> Task prompt
Going line by line through the entries below, count those that contain "constexpr". Give the number by itself.

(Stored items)
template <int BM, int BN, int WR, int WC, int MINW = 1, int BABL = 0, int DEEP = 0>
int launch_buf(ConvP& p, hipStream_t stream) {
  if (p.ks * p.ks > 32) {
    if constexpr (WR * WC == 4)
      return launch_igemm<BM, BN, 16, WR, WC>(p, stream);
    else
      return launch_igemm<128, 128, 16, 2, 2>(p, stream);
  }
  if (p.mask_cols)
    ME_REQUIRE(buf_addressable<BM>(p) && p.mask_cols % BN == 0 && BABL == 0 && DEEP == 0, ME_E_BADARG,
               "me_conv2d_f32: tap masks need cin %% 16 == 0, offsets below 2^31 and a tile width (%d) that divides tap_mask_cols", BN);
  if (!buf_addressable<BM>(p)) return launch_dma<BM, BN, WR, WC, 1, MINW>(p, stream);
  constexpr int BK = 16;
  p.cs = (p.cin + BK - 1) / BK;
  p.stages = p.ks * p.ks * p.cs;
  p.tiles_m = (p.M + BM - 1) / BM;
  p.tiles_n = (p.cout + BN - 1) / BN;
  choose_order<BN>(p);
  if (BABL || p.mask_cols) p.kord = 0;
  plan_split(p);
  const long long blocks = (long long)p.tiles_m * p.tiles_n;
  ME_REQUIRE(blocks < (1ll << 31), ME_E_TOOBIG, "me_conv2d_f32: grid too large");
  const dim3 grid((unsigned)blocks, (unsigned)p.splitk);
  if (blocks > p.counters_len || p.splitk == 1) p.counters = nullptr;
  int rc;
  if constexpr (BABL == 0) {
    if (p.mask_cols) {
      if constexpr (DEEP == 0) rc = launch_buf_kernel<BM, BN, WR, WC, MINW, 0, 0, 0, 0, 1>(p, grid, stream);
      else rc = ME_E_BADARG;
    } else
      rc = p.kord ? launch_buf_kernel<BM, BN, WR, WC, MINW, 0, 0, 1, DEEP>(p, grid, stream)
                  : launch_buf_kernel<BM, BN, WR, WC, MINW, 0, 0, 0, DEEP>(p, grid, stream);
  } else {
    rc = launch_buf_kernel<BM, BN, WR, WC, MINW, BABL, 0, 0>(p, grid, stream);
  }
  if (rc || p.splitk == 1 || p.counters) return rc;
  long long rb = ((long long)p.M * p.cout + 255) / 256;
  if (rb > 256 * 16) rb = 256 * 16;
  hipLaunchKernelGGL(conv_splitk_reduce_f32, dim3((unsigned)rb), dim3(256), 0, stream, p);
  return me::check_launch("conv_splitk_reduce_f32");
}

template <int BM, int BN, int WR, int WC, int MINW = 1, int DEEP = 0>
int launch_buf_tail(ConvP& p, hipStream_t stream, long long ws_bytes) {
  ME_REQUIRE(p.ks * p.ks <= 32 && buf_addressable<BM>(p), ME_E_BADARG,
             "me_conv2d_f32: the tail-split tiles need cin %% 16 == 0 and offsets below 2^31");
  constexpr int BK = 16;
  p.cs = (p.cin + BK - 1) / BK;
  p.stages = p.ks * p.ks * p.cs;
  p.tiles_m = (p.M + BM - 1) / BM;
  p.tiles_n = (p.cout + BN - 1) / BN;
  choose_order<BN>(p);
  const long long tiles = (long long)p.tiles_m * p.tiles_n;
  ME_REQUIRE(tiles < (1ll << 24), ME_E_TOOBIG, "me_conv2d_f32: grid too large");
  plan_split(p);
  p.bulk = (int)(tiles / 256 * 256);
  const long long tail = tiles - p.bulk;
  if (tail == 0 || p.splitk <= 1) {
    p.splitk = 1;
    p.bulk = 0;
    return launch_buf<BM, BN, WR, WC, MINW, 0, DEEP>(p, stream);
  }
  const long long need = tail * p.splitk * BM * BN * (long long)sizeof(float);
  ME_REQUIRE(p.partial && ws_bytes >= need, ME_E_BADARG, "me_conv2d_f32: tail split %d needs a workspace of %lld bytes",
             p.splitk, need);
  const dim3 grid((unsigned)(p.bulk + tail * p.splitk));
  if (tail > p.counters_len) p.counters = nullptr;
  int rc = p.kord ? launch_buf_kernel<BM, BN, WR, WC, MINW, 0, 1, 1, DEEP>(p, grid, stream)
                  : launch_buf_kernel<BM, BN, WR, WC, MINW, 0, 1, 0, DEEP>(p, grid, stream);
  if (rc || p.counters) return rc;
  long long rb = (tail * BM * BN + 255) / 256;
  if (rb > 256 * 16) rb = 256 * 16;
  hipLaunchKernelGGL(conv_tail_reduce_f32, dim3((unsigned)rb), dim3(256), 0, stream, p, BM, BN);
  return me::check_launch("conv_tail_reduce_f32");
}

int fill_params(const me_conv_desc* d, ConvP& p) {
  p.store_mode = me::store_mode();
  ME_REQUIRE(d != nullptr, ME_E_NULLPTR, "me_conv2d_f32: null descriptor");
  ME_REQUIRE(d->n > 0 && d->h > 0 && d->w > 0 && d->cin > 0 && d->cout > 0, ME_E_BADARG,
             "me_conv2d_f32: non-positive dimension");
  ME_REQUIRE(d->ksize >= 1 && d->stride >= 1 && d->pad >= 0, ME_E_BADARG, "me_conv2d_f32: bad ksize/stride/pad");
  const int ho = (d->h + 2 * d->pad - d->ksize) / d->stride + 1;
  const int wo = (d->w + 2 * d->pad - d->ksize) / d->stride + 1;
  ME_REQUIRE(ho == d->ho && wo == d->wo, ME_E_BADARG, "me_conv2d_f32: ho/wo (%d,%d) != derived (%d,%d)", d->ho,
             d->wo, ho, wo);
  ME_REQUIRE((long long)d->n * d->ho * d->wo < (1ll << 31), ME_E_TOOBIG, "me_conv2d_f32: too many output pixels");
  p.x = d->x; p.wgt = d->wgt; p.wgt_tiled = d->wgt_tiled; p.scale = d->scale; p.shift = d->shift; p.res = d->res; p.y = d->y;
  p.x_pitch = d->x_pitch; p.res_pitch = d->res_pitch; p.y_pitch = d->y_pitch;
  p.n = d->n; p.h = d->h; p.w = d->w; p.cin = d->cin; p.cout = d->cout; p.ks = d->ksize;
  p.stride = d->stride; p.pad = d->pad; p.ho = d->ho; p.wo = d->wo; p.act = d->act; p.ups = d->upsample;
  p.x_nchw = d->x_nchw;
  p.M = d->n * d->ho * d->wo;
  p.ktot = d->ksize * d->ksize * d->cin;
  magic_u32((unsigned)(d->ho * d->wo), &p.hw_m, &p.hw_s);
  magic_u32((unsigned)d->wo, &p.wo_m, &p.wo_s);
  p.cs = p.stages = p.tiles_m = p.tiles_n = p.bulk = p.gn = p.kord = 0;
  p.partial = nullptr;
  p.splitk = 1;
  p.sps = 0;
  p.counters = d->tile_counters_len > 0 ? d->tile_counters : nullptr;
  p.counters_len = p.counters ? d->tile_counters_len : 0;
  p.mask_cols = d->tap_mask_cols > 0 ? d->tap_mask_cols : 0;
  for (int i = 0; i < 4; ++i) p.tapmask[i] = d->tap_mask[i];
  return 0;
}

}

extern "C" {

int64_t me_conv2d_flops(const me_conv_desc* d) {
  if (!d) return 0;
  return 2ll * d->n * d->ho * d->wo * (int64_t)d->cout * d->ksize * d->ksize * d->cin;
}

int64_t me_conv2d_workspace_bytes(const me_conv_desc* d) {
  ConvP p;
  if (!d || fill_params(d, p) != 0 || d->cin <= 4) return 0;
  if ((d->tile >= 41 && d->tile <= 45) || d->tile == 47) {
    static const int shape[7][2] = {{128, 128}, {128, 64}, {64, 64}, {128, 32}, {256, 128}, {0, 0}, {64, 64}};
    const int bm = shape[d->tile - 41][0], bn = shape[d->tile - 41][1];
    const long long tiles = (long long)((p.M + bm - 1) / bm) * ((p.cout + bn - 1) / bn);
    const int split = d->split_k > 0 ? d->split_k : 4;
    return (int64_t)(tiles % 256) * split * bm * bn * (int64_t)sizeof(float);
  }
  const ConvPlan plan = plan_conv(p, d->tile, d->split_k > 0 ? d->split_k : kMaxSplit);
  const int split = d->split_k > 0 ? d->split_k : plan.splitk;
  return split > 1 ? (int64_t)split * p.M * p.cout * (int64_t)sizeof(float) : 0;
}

> Task output
5